I had secretly hoped the day would never come but it did. Consoled my self that there’s a first time for everything and that I’ll get over to it. The hanging is the result of repeated appeals by Mrs C and other family members. It led me to pay good money to have two of my paintings professionally framed.
In ancient times (eons exiled to cold places) the closest I got to hanging my own applications of pigment on paper was a quick “Selo tape” job on an apartment wall. This time there was a consultation on the proportions of the frame, types of coloured archival framing material. The type of glass etc. It was not cheap and took a while.
My discomfort about displaying my painting stems from the
uneasy relationship I have with the whole act of painting. I have mumbled about this in a long ago post. I also feel that hanging my mediocre splatters is an arrogant act of multi layered exhibitionism.

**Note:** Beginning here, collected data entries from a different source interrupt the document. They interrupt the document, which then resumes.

# saiakarsh193/GenVox

Hardware: NVIDIA B200
Metric: Tacotron2 train mel-frames/s (higher is better)
Workload: dtype bf16

## Files before the change

genvox_b200/_native.py:

```python
import ctypes as C
import os

from . import build as _build

_P = C.c_void_p


class GvxDims(C.Structure):
    _fields_ = [("n_mels", C.c_int32), ("enc_dim", C.c_int32), ("att_rnn_dim", C.c_int32), ("dec_rnn_dim", C.c_int32),
                ("prenet_dim", C.c_int32), ("att_dim", C.c_int32), ("loc_filters", C.c_int32), ("loc_kernel", C.c_int32),
                ("p_att_dropout", C.c_float), ("p_dec_dropout", C.c_float), ("precision", C.c_int32)]


PARAM_FIELDS = [
    ("prenet_w0", "prenet.layers.0.linear_layer.weight"),
    ("prenet_w1", "prenet.layers.1.linear_layer.weight"),
    ("att_w_ih", "attention_rnn.weight_ih"),
    ("att_w_hh", "attention_rnn.weight_hh"),
    ("att_b_ih", "attention_rnn.bias_ih"),
    ("att_b_hh", "attention_rnn.bias_hh"),
    ("query_w", "attention_layer.query_layer.linear_layer.weight"),
    ("memory_w", "attention_layer.memory_layer.linear_layer.weight"),
    ("v_w", "attention_layer.v.linear_layer.weight"),
    ("loc_conv_w", "attention_layer.location_layer.location_conv.conv.weight"),
# ... 39 lines not shown
    "gvx_dec_packed_bytes": (C.c_size_t, [C.POINTER(GvxDims)]),
    "gvx_dec_pack_weights": (C.c_int, [C.POINTER(GvxDims), C.POINTER(GvxWeights), _P, _P]),
    "gvx_dec_stash_bytes": (C.c_size_t, [C.POINTER(GvxDims), C.c_int, C.c_int, C.c_int]),
    "gvx_dec_bwd_workspace_bytes": (C.c_size_t, [C.POINTER(GvxDims), C.c_int, C.c_int, C.c_int]),
    "gvx_dec_infer_workspace_bytes": (C.c_size_t, [C.POINTER(GvxDims), C.c_int, C.c_int, C.c_int]),
    "gvx_dec_train_fwd": (C.c_int, [C.POINTER(GvxDims), C.POINTER(GvxWeights), _P, _P, _P, _P, C.c_int, C.c_int, C.c_int,
                                    C.c_uint64, C.c_int, C.c_int, _P, _P, _P, _P, _P]),
    "gvx_dec_train_bwd": (C.c_int, [C.POINTER(GvxDims), C.POINTER(GvxWeights), _P, _P, _P, C.c_int, C.c_int, C.c_int,
                                    C.c_uint64, C.c_int, C.c_int, _P, _P, _P, _P, _P, C.POINTER(GvxGrads), _P, _P]),
    "gvx_dec_infer": (C.c_int, [C.POINTER(GvxDims), C.POINTER(GvxWeights), _P, _P, _P, C.c_int, C.c_int, C.c_int,
                                C.c_float, C.c_int, C.c_uint64, C.c_int, C.c_int, _P, _P, _P, _P, C.POINTER(C.c_int), _P, _P]),
    "gvx_dec_infer_continuous_workspace_bytes": (C.c_size_t, [C.POINTER(GvxDims), C.c_int, C.c_int, C.c_int]),
    "gvx_dec_infer_continuous": (C.c_int, [C.POINTER(GvxDims), C.POINTER(GvxWeights), _P, _P, _P, C.c_int, C.c_int, C.c_int,
                                           C.c_int, _P, C.c_float, C.c_int, C.c_uint64, C.c_int, _P, _P, _P, _P,
                                           C.POINTER(C.c_longlong), _P, _P]),
    "gvx_dec_session_workspace_bytes": (C.c_size_t, [C.POINTER(GvxDims), C.c_int, C.c_int, C.c_int]),
    "gvx_dec_session_init": (C.c_int, [C.POINTER(GvxDims), C.POINTER(GvxSession), _P, _P]),
    "gvx_dec_session_submit": (C.c_int, [C.POINTER(GvxDims), C.POINTER(GvxWeights), _P, C.POINTER(GvxSession), _P, _P, _P,
                                         C.c_int, _P, _P]),
    "gvx_dec_session_step": (C.c_int, [C.POINTER(GvxDims), C.POINTER(GvxWeights), _P, C.POINTER(GvxSession), C.c_int,
                                       _P, _P, _P, _P, _P, C.POINTER(C.c_int), _P, _P]),
    "gvx_test_tc_gemm": (C.c_int, [_P, _P, C.c_int, C.c_int, C.c_int, C.c_int, _P, _P]),
    "gvx_test_nt_gemm": (C.c_int, [_P, _P, C.c_int, C.c_int, C.c_int, C.c_int, _P, _P]),
    "gvx_bench_nt_gemm": (C.c_int, [C.c_int, C.c_int, C.c_int, C.c_int, C.POINTER(C.c_float)]),
    "gvx_test_lstm_chain": (C.c_int, [_P, _P, C.c_int, C.c_int, C.c_int, C.c_float, C.c_uint64, C.c_int, _P, _P, _P, _P, _P, _P]),
    "gvx_debug_timeline": (C.c_int, [_P]),
    "gvx_debug_option": (C.c_int, [C.c_char_p, C.c_int]),
    "gvx_prenet_fwd": (C.c_int, [C.POINTER(GvxDims), C.POINTER(GvxWeights), _P, C.c_int, C.c_int, C.c_uint64, C.c_int,
                                 C.c_int, _P, _P, _P]),
    "gvx_lstm_step": (C.c_int, [C.POINTER(GvxDims), _P, C.c_int, _P, _P, _P, C.c_int, C.c_uint64, C.c_int, C.c_int,
                                C.c_int, _P, _P, _P, _P]),
    "gvx_attention_step": (C.c_int, [C.POINTER(GvxDims), C.POINTER(GvxWeights), _P, _P, _P, _P, _P, C.c_int, C.c_int,
                                     _P, _P, _P, _P, _P, _P]),
}

EXPORTS = sorted(_SIGNATURES)
_lib = None


def library_path():
    return _build.LIB_PATH


def library_is_fresh():
    return _build.is_fresh()


# ... 37 lines not shown
```

genvox_b200/csrc/gvx_bf16_api.cuh:

```cuda
#pragma once
#include <cublas_v2.h>

#include "gvx_attention_c2.cuh"
#include "gvx_bf16.cuh"
#include "gvx_blas.cuh"
#include "gvx_layout.cuh"
#include "gvx_misc.cuh"
#include "gvx_fused_fwd.cuh"
#include "gvx_fused_bwd.cuh"
#include "gvx_nt_gemm.cuh"
#include "gvx_infer_prenet.cuh"
#include "gvx_persist.cuh"

namespace gvx {

typedef __nv_bfloat16 bf16;

inline int round_up(int x, int m) { return (x + m - 1) / m * m; }

struct BfGeom {
    int Kpa, Kpd, Kpq, Kpp, Dp;
    int Ta, Td, Tq, Tp;
    int TaT, TdT, TqT;
    int G4A, G4H;
// ... 884 lines not shown
size_t bwd_total_bf16(const Dims &d, int B, int N, int T) { return BwdBfL(d, B, N, T).total; }
size_t infer_total_bf16(const Dims &d, int B, int N, int steps) { return InferBfL(d, B, N, steps).total; }
size_t stash_seed_off_bf16(const Dims &d, int B, int N, int T) { return StashBfL(d, B, N, T).SEED; }
size_t infer_flags_off_bf16(const Dims &d, int B, int N, int steps) { return InferBfL(d, B, N, steps).FLAGS; }
size_t infer_err_off_bf16(const Dims &d, int B, int N, int steps) { return InferBfL(d, B, N, steps).ERR; }
int check_tc_err_public(int *err_dev, cudaStream_t st, const char *what) { return check_tc_err(err_dev, st, what); }

}

extern "C" int gvx_debug_option(const char *name, int value) {
    if (!strcmp(name, "fused")) gvx::fa_mode() = value;
    else if (!strcmp(name, "persistent")) gvx::pc_mode() = value;
    else { snprintf(gvx::g_err, sizeof(gvx::g_err), "gvx_debug_option: unknown option %s", name); return 1; }
    return 0;
}

extern "C" int gvx_debug_timeline(void *device_buffer) {
    gvx::pc_dbg_buffer() = (long long *)device_buffer;
    return 0;
}

extern "C" int gvx_test_nt_gemm(const float *A, const float *B, int M, int N, int K, int mode, float *C, void *stream) {
    using namespace gvx;
    GVX_CHECK(A && B && C && M > 0 && N > 0 && K > 0 && K % 8 == 0, "bad argument");
    cudaStream_t st = (cudaStream_t)stream;
    bf16 *a = nullptr, *b = nullptr, *at = nullptr, *bt = nullptr;
    int *err = nullptr;
    float *ws = nullptr;
    const size_t ws_floats = (size_t)32 << 20;
    GVX_CUDA(cudaMalloc(&a, (size_t)M * K * 2));
    GVX_CUDA(cudaMalloc(&b, (size_t)N * K * 2));
    GVX_CUDA(cudaMalloc(&err, 64));
    GVX_CUDA(cudaMalloc(&ws, ws_floats * 4));
    GVX_CUDA(cudaMemsetAsync(err, 0, 64, st));
    int rc = 0;
    if (mode == 0) {
        k_to_bf16<<<grid_for((size_t)M * K), 256, 0, st>>>(A, K, (size_t)M, K, a, K);
        k_to_bf16<<<grid_for((size_t)N * K), 256, 0, st>>>(B, K, (size_t)N, K, b, K);
        rc = nt_gemm_bf16(st, M, N, K, a, K, b, K, C, N, err, ws, ws_floats);
    } else {
        GVX_CHECK(M % 8 == 0 && N % 8 == 0, "mode 1 needs M, N multiples of 8");
        k_to_bf16<<<grid_for((size_t)M * K), 256, 0, st>>>(A, M, (size_t)K, M, a, M);
        k_to_bf16<<<grid_for((size_t)N * K), 256, 0, st>>>(B, N, (size_t)K, N, b, N);
        rc = tn_gemm_bf16(st, M, N, K, a, M, b, N, C, N, err, ws, ws_floats);
    }
    if (!rc) rc = check_tc_err(err, st, "nt_gemm");
    else cudaStreamSynchronize(st);
    cudaFree(a); cudaFree(b); cudaFree(at); cudaFree(bt); cudaFree(err); cudaFree(ws);
    return rc;
}
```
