# tgcsaba/GPSig

Hardware: AMD Instinct MI355X
Metric: sequence-pairs/sec for SignatureKernel.K (N,L,d,sig_level); fp64 rel-err vs ref (higher is better)
Workload: dtype f64; 1 GPU; BASELINE.json configs[1]: full N x N Gram, SignatureLinear, N=4096, L=64, d=8, num_levels=5, order=1, normalization=on, fp64, white-noise inputs

## Files before the change

gpsig_amd/csrc/ctx.hpp:

```cpp
#pragma once
#include <atomic>

#include <hip/hip_runtime.h>

#include <cstdarg>
#include <cstdio>
#include <cstdlib>
#include <cstring>
#include <string>
#include <thread>
#include <vector>

#include "../../include/gpsig_hip.h"
#include "seq_args.hpp"

struct DevBuf {
    void* p = nullptr;
    size_t cap = 0;
};

struct UploadCache {
    uint64_t hash = 0;
    void* base = nullptr;
    std::vector<size_t> offsets;
};

enum BufId {
    B_IN0, B_IN1, B_IN2,
    B_OUT0, B_OUT1, B_OUT2,
    B_REC0, B_REC1,
    B_DLEV0, B_DLEV1,
    B_FAC0, B_FAC1,
    B_TASKS, B_W, B_XT, B_ZT, B_ZS, B_ZL, B_ZN, B_TMP0, B_TMP1,
    B_LS, B_LR0, B_LR1, B_LR2, B_LR3, B_LR4, B_LR5, B_LR6, B_LR7, B_LR8,
    B_GR0, B_GR1, B_GR2, B_GR3, B_GR4, B_GR5, B_GR6, B_GR7,
    B_GR7B, B_TW0, B_TW1, B_TW2,
    B_SF0, B_SF1, B_SF2, B_SF3, B_SF4, B_SF5,
    B_SPEC,
    B_SPECD, B_LRDK,
    B_SPECW,
    B_LRF32,
    B_TQ,
    B_STASH,
    B_WD0, B_WD1, B_WD2, B_WD3, B_WD4, B_WD5, B_WD6, B_WD7, B_WD8, B_WD9, B_WD10, B_WD11, B_WD12, B_WD13, B_WD14, B_WD15,
    B_WS0, B_WS1, B_WS2, B_WS3,
    B_RG0, B_RG1, B_RG2, B_RG3, B_RG4,
    B_COUNT
};

inline thread_local std::string g_create_error;

struct TaskCache {
    int64_t key[10] = {0};
    int ntasks = 0;
    bool valid = false;
    bool match(const int64_t (&k)[10]) const {
        if (!valid) return false;
        for (int i = 0; i < 10; ++i) if (key[i] != k[i]) return false;
        return true;
    }
    void set(const int64_t (&k)[10], int n) { for (int i = 0; i < 10; ++i) key[i] = k[i]; ntasks = n; valid = true; }
};

struct TaskSlot {
    TaskCache tc;
    DevBuf buf;
    uint64_t stamp = 0;
    int64_t aux = 0;
};
constexpr size_t TASK_SLOTS = 16;

inline int64_t next_stash_generation() {
    static std::atomic<int64_t> counter{0};
    return ++counter;
}

struct gpsig_ctx {
    int device = 0;
    int num_cus = 256;
    hipStream_t stream = nullptr;
    int ptr_mode = GPSIG_PTR_HOST;
    int shard_i = 0, shard_n = 1;
    int use_glds = 1;
    int allow_exact = 1;
    int keep_reset = 1;
    int f32_pack = 2, f32_waves = 0;
    int allow_pk2 = 1;
    int max_run = 0;
    int tens_lanes = -1;
    int grad_scratch_mb = 4096;
    int matern_fast = 1;
    int grad_fused_piece = 0;
    int grad_stash_mb = 4096;
    bool stash_want = false;
    int64_t stash_desc[8] = {0, 0, 0, 0, 0, 0, 0, 0};
    int64_t stash_gen = 0;
    int grad_impl = 0;
    void* blas_handle = nullptr;
    int tvs_tile = -1;
// ... 400 lines not shown
```
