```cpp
size_t vp_splat_workspace_bytes(int64_t n_gaussians, int W, int H, int64_t capacity);
int vp_splat_project(const float *means, const float *quats, const float *scales, const float *opacities,
                     int64_t n_gaussians, const float *viewmat, float fx, float fy, float cx, float cy, int W, int H,
                     float near_plane, float far_plane, float eps2d, int64_t *n_isect, int32_t *n_nonfinite,
                     void *workspace, size_t workspace_bytes, void *stream);
int vp_splat_rasterize(const float *features, int D, int64_t row_stride, int64_t n_gaussians, int W, int H,
                       int64_t capacity, int32_t *labels, float *confidence, float *alpha, float *logits,
                       int32_t *status, void *workspace, size_t workspace_bytes, void *stream);

size_t vp_splat_backward_workspace_bytes(int64_t capacity, int D);
int vp_splat_rasterize_backward(const float *features, int D, int64_t row_stride, int64_t n_gaussians, int W, int H,
                                int64_t capacity, const float *grad_logits, const float *grad_alpha,
                                float *grad_features, float *grad_opacities, int32_t *status, void *workspace,
                                size_t workspace_bytes, void *bwd_workspace, size_t bwd_bytes, void *stream);

size_t vp_splat_geometry_backward_workspace_bytes(int64_t capacity, int D);
int vp_splat_rasterize_backward_geometry(const float *means, const float *quats, const float *scales, const float *features,
                                         int D, int64_t row_stride, int64_t n_gaussians, const float *viewmat, float fx,
                                         float fy, float cx, float cy, int W, int H, float eps2d, int64_t capacity,
                                         const float *grad_logits, const float *grad_alpha, float *grad_means,
                                         float *grad_quats, float *grad_scales, float *grad_features, float *grad_opacities,
                                         float *grad_screen, int32_t *status, void *workspace, size_t workspace_bytes,
                                         void *bwd_workspace, size_t bwd_bytes, void *stream);

#define VP_LOSS_SUM 0
#define VP_LOSS_MEAN 1
size_t vp_splat_loss_workspace_bytes(int W, int H);
int vp_splat_rasterize_loss(const float *features, int D, int64_t row_stride, int64_t n_gaussians, int W, int H,
                            int64_t capacity, const int32_t *target, const float *pixel_weight, double *loss_stats,
                            float *pixel_loss, int32_t *labels, float *confidence, float *alpha, float *logits,
                            int32_t *status, void *workspace, size_t workspace_bytes, void *loss_workspace,
                            size_t loss_bytes, void *stream);
int vp_splat_loss_backward(const float *means, const float *quats, const float *scales, const float *features, int D,
                           int64_t row_stride, int64_t n_gaussians, const float *viewmat, float fx, float fy, float cx,
// ... 19 lines not shown
```

Measured before the change: 1149 Mvoxel-views/s.

## Precompute conservative per-wave march start steps with a tile prepass kernel

Adds a k_tile_start prepass that, for each 8x8-pixel wave tile, walks a conservative bounding cone through the distance field. It finds how many march steps every ray in the tile can safely skip before any possible hit. The first-hit kernel reads that per-wave count and advances its march before the per-ray loop, removing redundant empty-space stepping that is shared across a tile. It costs an extra kernel launch and workspace memory per call, and relies on conservative error bounds to keep results exact. It is on by default whenever B*V > 1.

```diff
diff --git a/3d-semantic-segmentation_amd/csrc/voxproj.hip b/3d-semantic-segmentation_amd/csrc/voxproj.hip
--- a/3d-semantic-segmentation_amd/csrc/voxproj.hip
+++ b/3d-semantic-segmentation_amd/csrc/voxproj.hip
@@ -275,7 +275,7 @@
         fa.heavy_list = heavy_list; fa.heavy_t = ((one_view && !one_split) || heavy_t < 0) ? heavy_t : 2147483647;
         fa.hit_waves = (plan.dyn_px_min > 0 && l.n_hitcnt > 0) ? hit_waves : nullptr;
         if (march_only) { fa.heavy_t = 2147483647; fa.hit_waves = nullptr; }
-        fa.status = status; fa.sticky = rec.sticky_dev;
+        fa.status = status; fa.sticky = rec.sticky_dev; fa.tile_start = nullptr;
         const dim3 grid((W + 15) / 16, (H + 15) / 16, B * V);
         ProfSpan sp; sp.begin(1, s1);
         if (flags & VP_FLAG_EXACT_MARCH) {
@@ -289,6 +289,15 @@
             const size_t row_bytes = size_t(C) * (feats_f16 ? 2 : 4);
             size_t lds_req = beside_gather ? (row_bytes <= 1024 ? 30 : 41) * 1024 : 0;
             if (rec.opt_march_lds_kb >= 0) lds_req = size_t(std::min<long long>(rec.opt_march_lds_kb, 64)) * 1024;
+            const bool tile_on = rec.opt_tile_start >= 0 ? rec.opt_tile_start != 0 : (long long)B * V > 1;
+            if (tile_on) {
+                TileStartArgs ta;
+                ta.vmi = vmi; ta.intr = intr; ta.near2 = near2; ta.dist = dist; ta.nby = l.nby; ta.nbx = l.nbx; ta.nblk = l.nblk;
+                ta.gx = (int)grid.x; ta.gy = (int)grid.y; ta.n_tiles = l.n_tiles;
+                ta.tile_start = (int *)(ws + l.tile_start[q]); ta.status = status;
+                hipLaunchKernelGGL(k_tile_start, dim3((unsigned)((l.n_tiles + 255) / 256)), dim3(256), 0, s1, ta, p);
+                fa.tile_start = ta.tile_start;
+            }
             hipLaunchKernelGGL(k_first_hit<1>, grid, dim3(256), lds_req, s1, fa, p);
         }
         if (!march_only) VP_LAUNCH_WORKLIST(s1);
@@ -1215,6 +1224,7 @@
     case VP_OPT_ONE_VIEW_GATHER: rec->opt_one_view = value >= 0 ? value : -1; return VP_OK;
     case VP_OPT_PART_PIXELS:     rec->opt_part_px = value > 0 ? value : -1; return VP_OK;
     case VP_OPT_ONE_VIEW_SPLIT:  rec->opt_one_view_split = value >= 0 ? value : -1; return VP_OK;
+    case VP_OPT_TILE_START:      rec->opt_tile_start = value >= 0 ? value : -1; return VP_OK;
     default: return fail(VP_EINVAL, "unknown workspace option %d", option);
     }
 }
diff --git a/3d-semantic-segmentation_amd/csrc/vp_common.h b/3d-semantic-segmentation_amd/csrc/vp_common.h
--- a/3d-semantic-segmentation_amd/csrc/vp_common.h
+++ b/3d-semantic-segmentation_amd/csrc/vp_common.h
@@ -82,6 +82,7 @@
     long long opt_one_view = -1;
     long long opt_part_px = -1;
     long long opt_one_view_split = -1;
+    long long opt_tile_start = -1;
     int last_B = 0, last_V = 0, last_H = 0, last_W = 0, last_C = 0, last_q = 0;
     bool last_f16 = false, last_ranged = false;
     int last_plan[8] = {0, 0, 0, 0, 0, 0, 0, 0};
@@ -230,6 +231,8 @@
     size_t parts[2], split[2], pmeta[2], prow[2];
     size_t hitcnt[2];
     long long n_hitcnt;
+    size_t tile_start[2];
+    long long n_tiles;
     long long slot_cap;
     size_t total;
     int nbx, nby, nbz;
@@ -277,7 +280,9 @@
     const size_t sz_i4 = align256(size_t(l.slot_cap) * 16), sz_prow = align256(size_t(l.slot_cap) * size_t(C) * sizeof(float));
     l.n_hitcnt = (long long)B * V == 1 ? (long long)((W + 15) / 16) * ((H + 15) / 16) * 4 : 0;
     const size_t sz_hc = align256(size_t(l.n_hitcnt) * sizeof(int));
-    const size_t per_set = sz_view + sz_hit + 3 * sz_i4 + sz_prow + sz_hc;
+    l.n_tiles = (long long)B * V * ((W + 15) / 16) * ((H + 15) / 16) * 4;
+    const size_t sz_ts = align256(size_t(l.n_tiles) * sizeof(int));
+    const size_t per_set = sz_view + sz_hit + 3 * sz_i4 + sz_prow + sz_hc + sz_ts;
     size_t half = per_set;
     if (capacity > off + 2 * per_set) half = ((capacity - off) / 2) & ~size_t(255);
     for (int q = 0; q < 2; q++) {
@@ -288,6 +293,7 @@
         l.pmeta[q] = l.split[q] + sz_i4;
         l.prow[q] = l.pmeta[q] + sz_i4;
         l.hitcnt[q] = l.prow[q] + sz_prow;
+        l.tile_start[q] = l.hitcnt[q] + sz_hc;
     }
     l.total = off + 2 * per_set;
     return l;
diff --git a/3d-semantic-segmentation_amd/csrc/vp_march.h b/3d-semantic-segmentation_amd/csrc/vp_march.h
--- a/3d-semantic-segmentation_amd/csrc/vp_march.h
+++ b/3d-semantic-segmentation_amd/csrc/vp_march.h
@@ -15,6 +15,7 @@
     int *heavy_list;
     int heavy_t;
     int *hit_waves;
+    const int *tile_start;
     int *status;
     int *sticky;
 };
@@ -209,6 +210,11 @@
         r.thr = r.leap_ok ? 0.5f - span * 0x1p-21f : -1.0f;
         MarchBlock mb;
         MarchBinade bn;
+        if (fa.tile_start) {
+            const int wave_u = __builtin_amdgcn_readfirstlane((int)(threadIdx.x >> 6));
+            const int J = fa.tile_start[(((long long)bv * gridDim.y + blockIdx.y) * gridDim.x + blockIdx.x) * 4 + wave_u];
+            if (J > 0 && t < tEnd) march_advance(p.inc, tEnd, bn, t, J);
+        }
 #ifdef VP_DIAG
         int dbg_leap = 0, dbg_fine = 0;
 #endif
@@ -263,6 +269,125 @@
     }
 }
 
+struct TileStartArgs {
+    const float *vmi;
+    const float *intr;
+    const NearRec *near2;
+    const unsigned char *dist;
+    int nby, nbx;
+    long long nblk;
+    int gx, gy;
+    long long n_tiles;
+    int *tile_start;
+    const int *status;
+};
+
+struct TileRay {
+    float vx, vy, vz;
+    float cdz;
+    float wx, wy, wz;
+};
+
+__device__ __forceinline__ TileRay tile_ray(const float *m, float fx, float fy, float mx, float my, float depth, float xp, float yp)
+{
+    TileRay r;
+    r.vx = depth * ((xp - mx) / fx); r.vy = depth * ((yp - my) / fy); r.vz = depth;
+    float inv = 1.0f / sqrtf(r.vx * r.vx + r.vy * r.vy + r.vz * r.vz);
+    const float cdx = r.vx * inv, cdy = r.vy * inv, cdz = r.vz * inv;
+    r.cdz = cdz;
+    const float wx = m[0] * cdx + m[1] * cdy + m[2] * cdz;
+    const float wy = m[4] * cdx + m[5] * cdy + m[6] * cdz;
+    const float wz = m[8] * cdx + m[9] * cdy + m[10] * cdz;
+    inv = 1.0f / sqrtf(wx * wx + wy * wy + wz * wz);
+    r.wx = wx * inv; r.wy = wy * inv; r.wz = wz * inv;
+    return r;
+}
+
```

At the most obvious is an egoist declaration – Behold! I am an Artiste. Praise me with your awe. Hanging one’s stuff on the wall of your own home inevitably forces people to be complementary for the sake of politeness. With it comes the misery of having to “explain” the inexplicable of what the paintings “mean” when I was clueless as anyone else. Thankfully listing “my influences” of tortured Artistes (Van Gogh) has killed the need to cool up arty stories on the fly.
I’m not looking for validation or hand patting about “how talented” I am. I just want to get the pictures out ouf my head. That desire brings up an unsettling question emphasised by the two paintings now occupying my personal space : Why do I feel so compelled to create them ?
Like defecating it forces itself out of me. I can “feel” what they should look like even while waiting for the lights to change (yes I do stop at “colour lights” even when they are red). Granted, the end result is nothing like the flickers in the mind. Only a nameless instinct allows me to stop rubbing more paint on a particular “work”.
The best is to hope for a busy life that gives no time for such things. Faeces, I can rationalise as a consequence of biological processes. Yet the imagery I spew is utterly mysterious to me. The human itch to look for patterns where none exists gives the illusion that I’m looking at some deeper truth just behind a thin veil of iconography. Naturally an very silly new age idea.
Despite all this I took nails. hammer and the expensive frames to the wall. After much pounding, denting furniture (accidentally) and directions from Mrs C, the deed was done. Dinner guests have already made their polite comments. I have grown to accept the fact that wincing inwardly is not worth the misery. It doesn’t matter what is said about them. The images are out of my head. I can feel more on the inner horizon. After all, the lights at both ends of the tunnel are inevitably head lights of on coming trains.
At least there’s some colour on walls (one must be positive in the face of madness and existential mystery). I might even learn to like my own stuff ( call it a type of Stockholm syndrome) Even the great Bukowski once wrote about the satisfaction of standing back and enjoying your own output; its shapes, colours and textures – before flushing.